(Stored items)

★ ★ ★ ★ ★ ★ ★

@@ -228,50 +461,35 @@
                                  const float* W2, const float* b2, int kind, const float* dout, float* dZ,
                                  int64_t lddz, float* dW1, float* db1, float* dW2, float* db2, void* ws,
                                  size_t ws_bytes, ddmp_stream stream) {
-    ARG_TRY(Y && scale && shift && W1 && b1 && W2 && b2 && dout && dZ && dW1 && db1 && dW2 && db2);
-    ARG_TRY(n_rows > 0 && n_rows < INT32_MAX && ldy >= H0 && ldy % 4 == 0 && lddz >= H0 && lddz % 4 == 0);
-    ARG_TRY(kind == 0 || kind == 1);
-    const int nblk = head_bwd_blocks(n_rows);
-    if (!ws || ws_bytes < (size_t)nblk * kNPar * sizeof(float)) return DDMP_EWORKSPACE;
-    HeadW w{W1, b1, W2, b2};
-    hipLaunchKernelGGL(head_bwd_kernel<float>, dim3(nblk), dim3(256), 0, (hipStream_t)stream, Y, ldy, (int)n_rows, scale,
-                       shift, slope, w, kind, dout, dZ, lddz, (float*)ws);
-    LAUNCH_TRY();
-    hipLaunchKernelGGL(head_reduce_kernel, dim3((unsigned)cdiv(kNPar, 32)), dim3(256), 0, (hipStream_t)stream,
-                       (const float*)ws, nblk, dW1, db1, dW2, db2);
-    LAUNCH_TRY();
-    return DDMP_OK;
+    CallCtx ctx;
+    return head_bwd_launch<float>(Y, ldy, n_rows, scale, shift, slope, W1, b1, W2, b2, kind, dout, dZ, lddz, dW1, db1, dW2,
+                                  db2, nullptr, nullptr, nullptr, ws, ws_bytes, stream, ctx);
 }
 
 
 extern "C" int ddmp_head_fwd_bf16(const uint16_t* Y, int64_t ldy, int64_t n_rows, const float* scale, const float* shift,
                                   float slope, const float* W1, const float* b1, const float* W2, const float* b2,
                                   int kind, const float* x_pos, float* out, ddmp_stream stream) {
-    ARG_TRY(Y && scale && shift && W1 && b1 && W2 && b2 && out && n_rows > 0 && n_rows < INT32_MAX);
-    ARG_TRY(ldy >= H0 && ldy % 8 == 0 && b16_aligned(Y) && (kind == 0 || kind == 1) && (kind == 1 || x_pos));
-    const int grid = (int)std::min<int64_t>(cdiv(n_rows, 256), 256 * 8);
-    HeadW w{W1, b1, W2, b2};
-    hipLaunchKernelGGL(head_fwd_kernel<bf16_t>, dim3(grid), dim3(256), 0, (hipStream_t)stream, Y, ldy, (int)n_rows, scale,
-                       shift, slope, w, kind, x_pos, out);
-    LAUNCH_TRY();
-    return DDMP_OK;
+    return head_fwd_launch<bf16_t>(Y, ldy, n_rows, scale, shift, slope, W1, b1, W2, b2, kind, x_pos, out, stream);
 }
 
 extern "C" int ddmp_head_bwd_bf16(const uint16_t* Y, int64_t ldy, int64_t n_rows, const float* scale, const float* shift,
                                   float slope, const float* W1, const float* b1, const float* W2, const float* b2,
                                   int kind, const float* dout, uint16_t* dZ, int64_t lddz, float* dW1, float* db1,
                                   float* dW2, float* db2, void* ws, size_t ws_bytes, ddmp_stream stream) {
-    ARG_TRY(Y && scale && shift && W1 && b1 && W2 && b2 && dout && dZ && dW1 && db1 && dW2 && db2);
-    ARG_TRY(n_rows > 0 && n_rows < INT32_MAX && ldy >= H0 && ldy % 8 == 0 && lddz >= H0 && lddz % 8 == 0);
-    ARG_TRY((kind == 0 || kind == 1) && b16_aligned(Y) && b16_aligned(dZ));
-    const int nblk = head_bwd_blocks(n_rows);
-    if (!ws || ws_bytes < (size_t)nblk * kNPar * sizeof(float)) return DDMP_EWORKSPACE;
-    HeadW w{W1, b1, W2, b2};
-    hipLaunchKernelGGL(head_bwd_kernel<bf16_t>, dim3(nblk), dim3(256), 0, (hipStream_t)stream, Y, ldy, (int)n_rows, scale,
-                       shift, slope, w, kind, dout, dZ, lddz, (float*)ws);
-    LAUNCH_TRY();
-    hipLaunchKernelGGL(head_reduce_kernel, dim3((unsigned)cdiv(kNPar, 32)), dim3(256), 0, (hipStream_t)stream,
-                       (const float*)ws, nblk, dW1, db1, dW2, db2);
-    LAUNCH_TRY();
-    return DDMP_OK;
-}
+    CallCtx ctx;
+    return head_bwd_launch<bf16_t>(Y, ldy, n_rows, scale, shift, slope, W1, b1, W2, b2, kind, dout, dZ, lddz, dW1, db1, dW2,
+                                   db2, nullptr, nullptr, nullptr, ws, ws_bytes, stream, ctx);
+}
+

★ ★ ★ ★ ★ ★ ★

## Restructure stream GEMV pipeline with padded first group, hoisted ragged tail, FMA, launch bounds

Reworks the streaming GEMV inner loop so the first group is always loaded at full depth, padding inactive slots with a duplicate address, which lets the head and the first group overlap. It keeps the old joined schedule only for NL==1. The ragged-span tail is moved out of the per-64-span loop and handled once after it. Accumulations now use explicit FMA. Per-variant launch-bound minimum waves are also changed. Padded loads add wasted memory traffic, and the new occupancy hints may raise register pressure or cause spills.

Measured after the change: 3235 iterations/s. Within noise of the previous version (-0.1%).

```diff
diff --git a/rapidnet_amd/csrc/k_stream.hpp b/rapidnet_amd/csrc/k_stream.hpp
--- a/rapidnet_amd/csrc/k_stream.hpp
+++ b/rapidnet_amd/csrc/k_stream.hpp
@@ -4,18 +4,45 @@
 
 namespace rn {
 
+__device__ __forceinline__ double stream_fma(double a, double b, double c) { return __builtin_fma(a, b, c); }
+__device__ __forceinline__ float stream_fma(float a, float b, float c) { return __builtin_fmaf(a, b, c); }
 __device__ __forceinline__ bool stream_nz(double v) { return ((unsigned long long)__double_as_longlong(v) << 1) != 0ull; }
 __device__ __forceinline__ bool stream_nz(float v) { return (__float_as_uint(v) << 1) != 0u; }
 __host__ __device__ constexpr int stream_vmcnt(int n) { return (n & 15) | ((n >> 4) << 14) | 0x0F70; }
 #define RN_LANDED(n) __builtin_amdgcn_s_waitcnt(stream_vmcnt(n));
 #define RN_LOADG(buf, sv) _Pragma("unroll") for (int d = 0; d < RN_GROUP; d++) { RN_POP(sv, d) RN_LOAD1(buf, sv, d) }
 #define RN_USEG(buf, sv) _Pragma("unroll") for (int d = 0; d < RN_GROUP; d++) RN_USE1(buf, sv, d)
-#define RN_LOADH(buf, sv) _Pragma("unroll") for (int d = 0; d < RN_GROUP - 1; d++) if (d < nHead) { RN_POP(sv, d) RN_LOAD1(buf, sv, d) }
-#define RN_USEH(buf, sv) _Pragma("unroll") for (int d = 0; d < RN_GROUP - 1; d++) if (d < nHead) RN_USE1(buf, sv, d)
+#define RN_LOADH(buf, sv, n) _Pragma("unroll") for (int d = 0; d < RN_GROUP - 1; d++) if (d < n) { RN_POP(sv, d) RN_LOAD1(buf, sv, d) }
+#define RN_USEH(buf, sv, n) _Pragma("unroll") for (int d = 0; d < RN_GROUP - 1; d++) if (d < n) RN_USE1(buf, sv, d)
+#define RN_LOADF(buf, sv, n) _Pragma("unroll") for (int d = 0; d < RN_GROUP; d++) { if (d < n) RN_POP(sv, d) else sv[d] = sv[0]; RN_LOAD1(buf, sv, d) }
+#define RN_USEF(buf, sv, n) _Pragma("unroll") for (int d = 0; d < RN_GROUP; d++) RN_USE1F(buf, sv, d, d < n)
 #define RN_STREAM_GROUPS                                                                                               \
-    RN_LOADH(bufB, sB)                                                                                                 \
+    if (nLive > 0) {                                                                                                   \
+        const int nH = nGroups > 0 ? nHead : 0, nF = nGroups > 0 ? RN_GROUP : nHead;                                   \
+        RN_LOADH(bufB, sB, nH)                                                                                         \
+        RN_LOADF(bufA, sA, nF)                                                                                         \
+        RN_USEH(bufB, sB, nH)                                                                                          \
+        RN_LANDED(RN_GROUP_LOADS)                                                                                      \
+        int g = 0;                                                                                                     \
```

★ ★ ★ ★ ★ ★ ★

§ **Exercise**
From the entries above, copy each line that holds "nHead".

§ **Exercise solution**
-#define RN_LOADH(buf, sv) _Pragma("unroll") for (int d = 0; d < RN_GROUP - 1; d++) if (d < nHead) { RN_POP(sv, d) RN_LOAD1(buf, sv, d) }
-#define RN_USEH(buf, sv) _Pragma("unroll") for (int d = 0; d < RN_GROUP - 1; d++) if (d < nHead) RN_USE1(buf, sv, d)
+        const int nH = nGroups > 0 ? nHead : 0, nF = nGroups > 0 ? RN_GROUP : nHead;                                   \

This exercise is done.